Я стоял над Леоном, чтобы соболезновать ему, и никогда еще не чувствовал себя так неловко: у меня ничего не получалось. Он не мог меня обрести, только пена на губах пузырилась. Он искал другого Фердинана, разумеется, совсем другого масштаба, чем я, искал, чтобы легче умереть, вернее, чтобы тот помог ему легче умереть. Силился отдать себе отчет, не сделал ли мир успехи. Вечный неудачник, он добросовестно подбивал итог. И если люди, пока он жил, стали хоть чуть-чуть лучше, не был ли он невольно несправедлив к ним? Но рядом был только я, подлинный Фердинан, которому недоставало того, что возвышает человека над собственной жизнью, — любви к чужой. Этого во мне не было, вернее, было настолько мало, что не стоило и показывать. Что я перед величием смерти? Так, мелочь. Не было во мне великой идеи человечности. Я, пожалуй, больше расстроился бы, подыхай при мне собака, а не Робинзон, потому как у собаки нет хитринки, а в Леоне она все-таки была. Я тоже был с хитринкой: все — такие. Все остальное было растеряно по пути; даже гримасы, которые могут сгодиться у постели умирающих, я и те растерял по пути, все растерял и не находил ничего такого, что нужно, чтобы сдохнуть, ничего, кроме хитростей. Чувство, которое я испытывал, было пустым, как дача, куда ездят только в сезон отпусков и где с трудом можно жить. И потом, человек в агонии требователен. Просто агонизировать ему мало, околевая, он еще хочет наслаждаться: из горла последний крик рвется, артерии закупорены мочевиной, но и на краю жизни подавай ему наслаждение.

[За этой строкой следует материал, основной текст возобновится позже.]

template <bool APPLY, int VS, bool GEN, bool LAZY, bool PART = false>
__device__ __forceinline__ void hsk_item_sliced_body(const hsk_item_args& a, int bid) {
  const float* __restrict__ Uw = a.Uw;
  float* __restrict__ Iw = a.Iw;
  float* __restrict__ Ib = a.Ib;
  float* __restrict__ mI = a.mI;
  float* __restrict__ vI = a.vI;
  float* __restrict__ mIb = a.mIb;
  float* __restrict__ vIb = a.vIb;
  const int* __restrict__ u32 = a.u32;
  const float* __restrict__ g_s = a.g_s;
  const int* __restrict__ perm = a.perm;
  const int* __restrict__ offsets = a.offsets;
  const int n_items = a.n_items, K = a.K, D = a.D, n_slices_pad = a.n_slices_pad, items_per_wave = a.items_per_wave;
  hsk_adamw_consts c = a.c;
  int step = a.step;
  hsk_resolve_step(a.desc, a.rel, a.ctab, a.ctab_len, step, c);
  float* __restrict__ gI_out = a.gI_out;
  float* __restrict__ gIb_out = a.gIb_out;
  const int* __restrict__ touched = a.touched;
  const int* __restrict__ n_touched = a.n_touched;
  int* __restrict__ last_step_i = a.last_step_i;
  const int lane = hsk_lane();
  const int wave = hsk_uniform_i(threadIdx.x >> 6);
  int slice, group;
  if (n_slices_pad < 8) {
    const int xcd = bid & 7, r = bid >> 3;
    slice = xcd % n_slices_pad;
    group = r * (8 / n_slices_pad) + xcd / n_slices_pad;
  } else {
    slice = bid % n_slices_pad;
    group = bid / n_slices_pad;
  }
  constexpr int SW = 64 * VS;
  const int d = slice * SW + lane * VS;
  const bool live = d < D;
  if (slice * SW >= D) return;
  const int first = (group * 4 + wave) * items_per_wave;
  const int n_list = LAZY ? hsk_uniform_i(*n_touched) : n_items;
  for (int t = 0; t < items_per_wave; ++t) {
    const int idx = first + t;
    if (idx >= n_list) return;
    const int i = LAZY ? hsk_uniform_i(touched[idx]) : idx;
    const int beg = hsk_uniform_i(offsets[i]);
    const int end = hsk_uniform_i(offsets[i + 1]);
    hsk_vec<VS> p = hsk_zero<VS>(), m = hsk_zero<VS>(), v = hsk_zero<VS>();
    if (APPLY && live) {
      p = hsk_ldg_stream<VS>(Iw + (long long)i * D + d);
      m = hsk_ldg_stream<VS>(mI + (long long)i * D + d);
      v = hsk_ldg_stream<VS>(vI + (long long)i * D + d);
    }
    hsk_vec<VS> acc = hsk_zero<VS>();
    float gb_lane = 0.f;
    for (int c0 = beg; c0 < end; c0 += 64) {
      const int nr = min(64, end - c0);
      int myu = 0;
      float myg = 0.f;
      if (lane < nr) {
        const int e = perm[c0 + lane];
        const int bpos = e / K;
        myg = PART ? hsk_entry_weight<true>(a, e, bpos) : g_s[e];
        myu = u32 ? u32[bpos] : bpos;
      }
      gb_lane += myg;
      for (int j = 0; j < nr; j += HSK_ITEM_MLP) {
        hsk_vec<VS> val[HSK_ITEM_MLP];
#pragma unroll
        for (int r = 0; r < HSK_ITEM_MLP; ++r)
          val[r] = (j + r < nr && live) ? hsk_ldg<VS>(Uw + (long long)hsk_readlane_i(myu, min(j + r, 63)) * D + d)
                                        : hsk_zero<VS>();
#pragma unroll
        for (int r = 0; r < HSK_ITEM_MLP; ++r)
          if (j + r < nr) {
            const float g = hsk_readlane_f(myg, j + r);
#pragma unroll
            for (int q = 0; q < VS; ++q) acc.v[q] = fmaf(g, val[r].v[q], acc.v[q]);
          }
      }
    }
    if (APPLY) {
      const int behind = (LAZY && !GEN && a.pend) ? (step - 1) - hsk_uniform_i(a.pend[idx]) : 0;
      for (int r = 0; r < behind; ++r) {
#pragma unroll
        for (int q = 0; q < VS; ++q) {
          m.v[q] = fmaf(c.w1, -m.v[q], m.v[q]);
          v.v[q] = v.v[q] * c.beta2;
        }
      }
      if (live) {
#pragma unroll
        for (int q = 0; q < VS; ++q) hsk_adamw_update<GEN>(p.v[q], m.v[q], v.v[q], acc.v[q], c);
        hsk_stg_stream<VS>(Iw + (long long)i * D + d, p);
        hsk_stg_stream<VS>(mI + (long long)i * D + d, m);
        hsk_stg_stream<VS>(vI + (long long)i * D + d, v);
      }
      if (slice == 0 && Ib) {
        const float gbias = hsk_wave_sum(gb_lane);
        if (lane == 0) {
          float pb = Ib[i], mb = mIb[i], vb = vIb[i];
          for (int r = 0; r < behind; ++r) {
            mb = fmaf(c.w1, -mb, mb);
            vb = vb * c.beta2;
          }
          hsk_adamw_update<GEN>(pb, mb, vb, gbias, c);
          Ib[i] = pb;
          mIb[i] = mb;
          vIb[i] = vb;
        }
      }
      if (LAZY && slice == 0 && lane == 0) last_step_i[i] = step;
    } else {
      if (live) hsk_stg<VS>(gI_out + (long long)i * D + d, acc);
      if (slice == 0 && gIb_out) {
        const float gbias = hsk_wave_sum(gb_lane);
        if (lane == 0) gIb_out[i] = gbias;
      }
    }
  }
}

А вдоволь наслаждаться умирающие больше не в силах, вот они и хнычут. Требуют. Протестуют. Даже перед смертью пытаются разыгрывать горестную комедию.
Робинзон немного пришел в себя, когда Суходроков впрыснул ему морфий. Он даже малость поговорил с нами о случившемся.

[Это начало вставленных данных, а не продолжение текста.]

@@ -649,7 +649,8 @@
 }
 
 int k_trailing_update_part(LaunchCtx& lc, int64_t m, double* Mat, int64_t ldm, int64_t k0, int64_t kb, int tile0,
-                           int single_col, int own_mod, int own_rem, const double* packed, int64_t packed_rows) {
+                           int single_col, int own_mod, int own_rem, const double* packed, int64_t packed_rows,
+                           int ncols) {
   int ntr = (int)ceil_div(m, BM) - tile0;
   if (ntr <= 0) return LPB_OK;
   if ((kb % BK) || (ldm & 1) || (reinterpret_cast<uintptr_t>(Mat) & 15) || (int64_t)tile0 * BM < k0 + kb) {
@@ -673,8 +674,10 @@
     ntr = 1;
   }
   if (single_col == 3) shape = SHAPE_COLB;
-  if (!single_col && own_mod > 1) shape = SHAPE_OWNED;
-  const OwnedCols own = shape == SHAPE_OWNED ? OwnedCols::make(own_mod, own_rem, tile0, ntr) : OwnedCols{1, 0, 0};
+  if (single_col == 4) shape = SHAPE_BAND;
+  if (!single_col && (own_mod > 1 || ncols > 0)) shape = SHAPE_OWNED;
+  OwnedCols own = shape == SHAPE_OWNED ? OwnedCols::make(own_mod, own_rem, tile0, ntr) : OwnedCols{1, 0, 0};
+  if (ncols > 0) own.ncols = ncols;
   if (lc.update_impl == 2)
     return launch_dmma<MODE_UPDATE, false, 1>(lc, tm, tm, Mat, ldm, (int)m, tile0, ntr, k_begin, (int)(kb / BK), 0, shape,
                                               own, p_row0);
diff --git a/lp_b200/csrc/kernels.hpp b/lp_b200/csrc/kernels.hpp
--- a/lp_b200/csrc/kernels.hpp
+++ b/lp_b200/csrc/kernels.hpp
@@ -57,7 +57,7 @@
 int k_trailing_update_dmma(LaunchCtx& lc, int64_t m, double* Mat, int64_t ldm, int64_t k0, int64_t kb);
 int k_trailing_update_part(LaunchCtx& lc, int64_t m, double* Mat, int64_t ldm, int64_t k0, int64_t kb, int tile0,
                            int single_col, int own_mod, int own_rem, const double* packed = nullptr,
-                           int64_t packed_rows = 0);
+                           int64_t packed_rows = 0, int ncols = 0);
 int k_trsm_dmma(LaunchCtx& lc, int64_t m, double* Mat, int64_t ldm, int64_t k0, const double* Linv);
 int k_dmma_peak(LaunchCtx& lc, double seconds, double* tflops);
 int k_syrk_simple(LaunchCtx& lc, int64_t m, int64_t n, const double* A, int64_t lda, const double* d, double* Cmat,
diff --git a/lp_b200/csrc/lpb_api.cu b/lp_b200/csrc/lpb_api.cu
--- a/lp_b200/csrc/lpb_api.cu
+++ b/lp_b200/csrc/lpb_api.cu
@@ -1392,6 +1392,16 @@
     c->lc.potrf_lookahead = value != 0;
     return LPB_OK;
   }
+  if (k == "potrf_group") {
+    if (value < 0 || value > 64) return LPB_ERR_BAD_ARGUMENT;
+    c->lc.potrf_group = (int)value;
+    return LPB_OK;
+  }
+  if (k == "potrf_side_sms") {
+    if (value < 0 || value > 147) return LPB_ERR_BAD_ARGUMENT;
+    c->lc.potrf_side_sms = (int)value;
+    return LPB_OK;
+  }
   if (k == "packed_allreduce") {
     c->packed_allreduce = value != 0;
     return LPB_OK;
diff --git a/lp_b200/csrc/potrf_group.hpp b/lp_b200/csrc/potrf_group.hpp
--- /dev/null
+++ b/lp_b200/csrc/potrf_group.hpp
@@ -0,0 +1,97 @@
+#pragma once
+
+namespace lpb {
+
+constexpr int kGroupSMs = 148;
+enum { kEvGroupCol = 0, kEvGroupPan = 2, kNumGroupEvents = 4 };
+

— Лучше уж такой конец, — заключил он и добавил: — Я думал, это больнее.
Когда Суходроков спросил, где точно у него болит, стало видно, как далеко ушел от нас Леон, хотя и пытается еще что-то сказать. Но у него не хватило на это ни сил, ни возможностей. Он плакал, ловил ртом воздух и смеялся. Он был не похож на обычного больного, и мы не знали, как вести себя с ним.
Казалось, теперь он хочет помочь нам, живым. Ищет для нас радости, чтобы уж было из-за чего оставаться на земле. Он протянул нам обоим руки. Я поцеловал его. Это единственное, что можно, не боясь ошибиться, делать в таких случаях. Мы ждали. Больше он не сказал ни слова. Чуть позже, примерно через час, вряд ли поздней, началось кровоизлияние, обильное, внутреннее, неудержимое. Оно его и унесло.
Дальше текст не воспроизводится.